━━━ Records supplied ━━━
class NMFrame(C.Structure):
    _fields_ = [("eenv", C.POINTER(C.POINTER(HMFrame))), ("edc", P_fp), ("psd", P_fp),
                ("npsd", C.c_int), ("nchannel", C.c_int)]
# ... 81 lines not shown
llsm_create_nmframe llsm_copy_nmframe llsm_copy_nmframe_inplace llsm_delete_nmframe
llsm_create_pbpeffect llsm_copy_pbpeffect llsm_delete_pbpeffect
llsm_create_frame llsm_frame_phaseshift llsm_frame_phasesync_rps llsm_frame_checklayer0
llsm_frame_checklayer1 llsm_conf_checklayer0 llsm_conf_checklayer1 llsm_delete_output
llsm_frame_tolayer0 llsm_chunk_tolayer1 llsm_chunk_tolayer0
llsm_gpu_batch_enable_layer1 llsm_gpu_batch_tolayer1 llsm_gpu_batch_tolayer0 llsm_gpu_batch_set_maxnhar_conf
llsm_gpu_batch_set_pbpeffect llsm_chunk_to_flat_l1 llsm_flat_l1_to_chunk
llsm_refine_f0 llsm_compute_spectrogram llsm_compute_dc llsm_harmonic_peakpicking llsm_harmonic_czt
llsm_harmonic_analysis llsm_subband_energy llsm_fft_to_psd llsm_estimate_psd llsm_warp_frequency
llsm_spectral_mean llsm_spectrum_from_envelope llsm_get_fftsize llsm_synthesize_harmonic_frame
llsm_synthesize_harmonic_frame_iczt llsm_generate_white_noise llsm_generate_bandlimited_noise
llsm_lipfilter llsm_lipfilter_reim llsm_harmonic_spectrum llsm_harmonic_envelope llsm_harmonic_minphase
llsm_create_cached_glottal_model llsm_delete_cached_glottal_model llsm_spectral_glottal_fitting
llsm_smoothing_filter llsm_lfmodel_from_rd llsm_lfmodel_spectrum llsm_lfmodel_to_gfm llsm_gfm_to_lfmodel
llsm_synthesize_harmonic_frame_auto llsm_make_filtered_pulse
llsm_create_coder llsm_delete_coder llsm_coder_encode llsm_coder_decode_layer1 llsm_coder_decode_layer0
llsm_coder_dimension llsm_coder_encode_frames llsm_coder_decode_frames
llsm_create_aoptions llsm_delete_aoptions llsm_aoptions_toconf
llsm_create_soptions llsm_delete_soptions
llsm_create_chunk llsm_copy_chunk llsm_delete_chunk llsm_chunk_phasesync_rps
llsm_chunk_phasepropagate llsm_chunk_getf0 llsm_analyze llsm_synthesize
llsm_create_rtsynth_buffer llsm_delete_rtsynth_buffer llsm_rtsynth_buffer_getlatency
llsm_rtsynth_buffer_numoutput llsm_rtsynth_buffer_feed llsm_rtsynth_buffer_fetch
llsm_rtsynth_buffer_fetch_decomposed llsm_rtsynth_buffer_clear
llsm_gpu_device_count llsm_gpu_last_error llsm_gpu_create_context llsm_gpu_delete_context
llsm_gpu_context_stream llsm_gpu_synchronize llsm_gpu_set_profiling llsm_gpu_profile_only llsm_gpu_reset_profile
llsm_gpu_get_profile llsm_gpu_fft_selftest llsm_gpu_release_cached_memory llsm_gpu_create_batch llsm_gpu_delete_batch llsm_gpu_batch_layout
llsm_gpu_batch_offsets llsm_gpu_alloc_host llsm_gpu_free_host llsm_gpu_batch_upload llsm_gpu_batch_download llsm_gpu_batch_device_ptr
llsm_gpu_batch_array_bytes llsm_gpu_batch_analyze llsm_gpu_batch_synthesize
llsm_analyze_batch llsm_synthesize_batch llsm_chunk_to_flat llsm_flat_to_chunk
llsm_gpu_set_default_seed llsm_gpu_plan_index llsm_gpu_batch_set_fnyq llsm_gpu_batch_debug_plane llsm_gpu_sum_outputs llsm_gpu_set_convention llsm_gpu_get_convention llsm_gpu_set_fanout llsm_fanout_plan llsm_fanout_selftest
llsm_chunk_blob_size llsm_chunk_to_blob llsm_blob_view llsm_blob_to_chunk llsm_blob_view_l1 llsm_gpu_batch_upload_blob llsm_gpu_batch_upload_blobs
llsm_create_rtsynth_group llsm_delete_rtsynth_group llsm_rtsynth_group_getlatency
llsm_rtsynth_group_numoutput llsm_rtsynth_group_feed llsm_rtsynth_group_feed_many llsm_rtsynth_group_fetch llsm_rtsynth_group_fetch_all llsm_gpu_rt_graph llsm_gpu_rt_graph_hops llsm_gpu_rt_fused llsm_gpu_rt_direct llsm_gpu_rt_pipeline llsm_gpu_analysis_overlap llsm_slab_stats llsm_slab_trim llsm_delete_chunks llsm_gpu_release_cached_batches llsm_gpu_device_numa_node llsm_gpu_bind_thread_to_device llsm_gpu_batch_packed_words llsm_gpu_batch_download_packed llsm_gpu_batch_upload_packed llsm_gpu_batch_download_outputs llsm_gpu_batch_download_packed_block llsm_gpu_batch_upload_packed_block llsm_gpu_batch_transfer_many llsm_gpu_batch_params_layout llsm_gpu_batch_transfer_params llsm_gpu_shared_f0_tiles llsm_gpu_synth_tables llsm_gpu_pbp_real_ifft llsm_frame_compute_snr
llsm_gpu_batch_phasesync_rps llsm_gpu_batch_phasepropagate llsm_gpu_batch_retime llsm_gpu_retime_uniform_positions
llsm_gpu_batch_pitch_formant llsm_gpu_batch_splice
llsm_gpu_batch_enable_coder llsm_gpu_batch_coder_dimension llsm_gpu_batch_encode llsm_gpu_batch_decode
llsm_blob_bytes llsm_gpu_batch_blob_sizes llsm_gpu_batch_download_blobs llsm_gpu_batch_download_blob_block
llsm_gpu_f0_default_options llsm_gpu_f0_plan llsm_gpu_batch_estimate_f0
llsm_gpu_f0_track_default_options llsm_gpu_f0_track_check llsm_gpu_batch_track_f0
llsm_gpu_align_default_options llsm_gpu_align_check llsm_gpu_batch_align
llsm_gpu_batch_align_band llsm_gpu_align_band_min llsm_gpu_align_band_rows
llsm_gpu_batch_align_slope llsm_gpu_align_slope_rows
llsm_gpu_batch_align_band_slope llsm_gpu_align_band_slope_min llsm_gpu_align_band_slope_rows
llsm_gpu_select_default_options llsm_gpu_select_check llsm_gpu_batch_select llsm_gpu_batch_select_chain
""".split()

_lib = None


def load():
    global _lib
    if _lib is not None:
        return _lib
    if not os.path.exists(LIB_PATH):
        from . import build as _b
        _b.build()
    L = C.CDLL(LIB_PATH)
    vp = C.c_void_p
    L.llsm_gpu_last_error.restype = C.c_char_p
    L.llsm_gpu_create_context.restype = vp
    L.llsm_gpu_create_context.argtypes = [C.c_int, vp]
    L.llsm_gpu_delete_context.argtypes = [vp]
    L.llsm_gpu_context_stream.restype = vp
    L.llsm_gpu_context_stream.argtypes = [vp]
    L.llsm_gpu_synchronize.argtypes = [vp]
    L.llsm_gpu_set_profiling.argtypes = [vp, C.c_int]
# ... 164 lines not shown
    L.llsm_copy_hmframe.restype = C.POINTER(HMFrame)
    L.llsm_copy_hmframe.argtypes = [C.POINTER(HMFrame)]
    L.llsm_delete_hmframe.argtypes = [C.POINTER(HMFrame)]
    L.llsm_hmframe_phaseshift.argtypes = [C.POINTER(HMFrame), fp]
    L.llsm_create_nmframe.restype = C.POINTER(NMFrame)
    L.llsm_create_nmframe.argtypes = [C.c_int, C.c_int, C.c_int]
    L.llsm_copy_nmframe.restype = C.POINTER(NMFrame)
    L.llsm_copy_nmframe.argtypes = [C.POINTER(NMFrame)]
    L.llsm_delete_nmframe.argtypes = [C.POINTER(NMFrame)]
    L.llsm_create_frame.restype = C.POINTER(Container)
    L.llsm_create_frame.argtypes = [C.c_int, C.c_int, C.c_int, C.c_int]
    L.llsm_frame_checklayer0.argtypes = [C.POINTER(Container)]
    L.llsm_conf_checklayer0.argtypes = [C.POINTER(Container)]
    L.llsm_create_rtsynth_buffer.restype = vp
    L.llsm_create_rtsynth_buffer.argtypes = [C.POINTER(SOptions), C.POINTER(Container), C.c_int]
    L.llsm_delete_rtsynth_buffer.argtypes = [vp]
    L.llsm_rtsynth_buffer_getlatency.argtypes = [vp]
    L.llsm_rtsynth_buffer_numoutput.argtypes = [vp]
    L.llsm_rtsynth_buffer_feed.argtypes = [vp, C.POINTER(Container)]
    L.llsm_rtsynth_buffer_fetch.argtypes = [vp, P_fp]
    L.llsm_rtsynth_buffer_fetch_decomposed.argtypes = [vp, P_fp, P_fp]
    L.llsm_rtsynth_buffer_clear.argtypes = [vp]
    L.llsm_create_rtsynth_group.restype = vp
    L.llsm_create_rtsynth_group.argtypes = [C.POINTER(SOptions), C.POINTER(Container), C.c_int, C.c_int]
    L.llsm_delete_rtsynth_group.argtypes = [vp]
    L.llsm_rtsynth_group_getlatency.argtypes = [vp]
    L.llsm_rtsynth_group_numoutput.argtypes = [vp, C.c_int]
    L.llsm_rtsynth_group_feed.argtypes = [vp, C.POINTER(C.POINTER(Container))]
    L.llsm_rtsynth_group_fetch.argtypes = [vp, C.c_int, P_fp, P_fp, C.c_int]
    L.llsm_rtsynth_group_fetch_all.argtypes = [vp, P_fp, P_fp, C.c_int, P_int]
    L.llsm_gpu_rt_graph.argtypes = [C.c_int]
    L.llsm_gpu_shared_f0_tiles.argtypes = [C.c_int]
    L.llsm_gpu_synth_tables.argtypes = [C.c_int]
    L.llsm_gpu_pbp_real_ifft.argtypes = [C.c_int]
    L.llsm_gpu_rt_fused.argtypes = [C.c_int]
    L.llsm_gpu_rt_direct.argtypes = [C.c_int]
    L.llsm_gpu_rt_pipeline.argtypes = [C.c_int]
    L.llsm_gpu_analysis_overlap.argtypes = [C.c_int]
    L.llsm_gpu_rt_graph_hops.restype = C.c_longlong
    _lib = L
    return L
━━━
— Try it —
In the entries above, restate word for word the lines between the one holding "vp = C.c_void_p" and the one holding "L.llsm_conf_checklayer0.argtypes = [C.POINTER(Container)]", inclusive, and nothing besides.

— Solution —
    vp = C.c_void_p
    L.llsm_gpu_last_error.restype = C.c_char_p
    L.llsm_gpu_create_context.restype = vp
    L.llsm_gpu_create_context.argtypes = [C.c_int, vp]
    L.llsm_gpu_delete_context.argtypes = [vp]
    L.llsm_gpu_context_stream.restype = vp
    L.llsm_gpu_context_stream.argtypes = [vp]
    L.llsm_gpu_synchronize.argtypes = [vp]
    L.llsm_gpu_set_profiling.argtypes = [vp, C.c_int]
# ... 164 lines not shown
    L.llsm_copy_hmframe.restype = C.POINTER(HMFrame)
    L.llsm_copy_hmframe.argtypes = [C.POINTER(HMFrame)]
    L.llsm_delete_hmframe.argtypes = [C.POINTER(HMFrame)]
    L.llsm_hmframe_phaseshift.argtypes = [C.POINTER(HMFrame), fp]
    L.llsm_create_nmframe.restype = C.POINTER(NMFrame)
    L.llsm_create_nmframe.argtypes = [C.c_int, C.c_int, C.c_int]
    L.llsm_copy_nmframe.restype = C.POINTER(NMFrame)
    L.llsm_copy_nmframe.argtypes = [C.POINTER(NMFrame)]
    L.llsm_delete_nmframe.argtypes = [C.POINTER(NMFrame)]
    L.llsm_create_frame.restype = C.POINTER(Container)
    L.llsm_create_frame.argtypes = [C.c_int, C.c_int, C.c_int, C.c_int]
    L.llsm_frame_checklayer0.argtypes = [C.POINTER(Container)]
    L.llsm_conf_checklayer0.argtypes = [C.POINTER(Container)]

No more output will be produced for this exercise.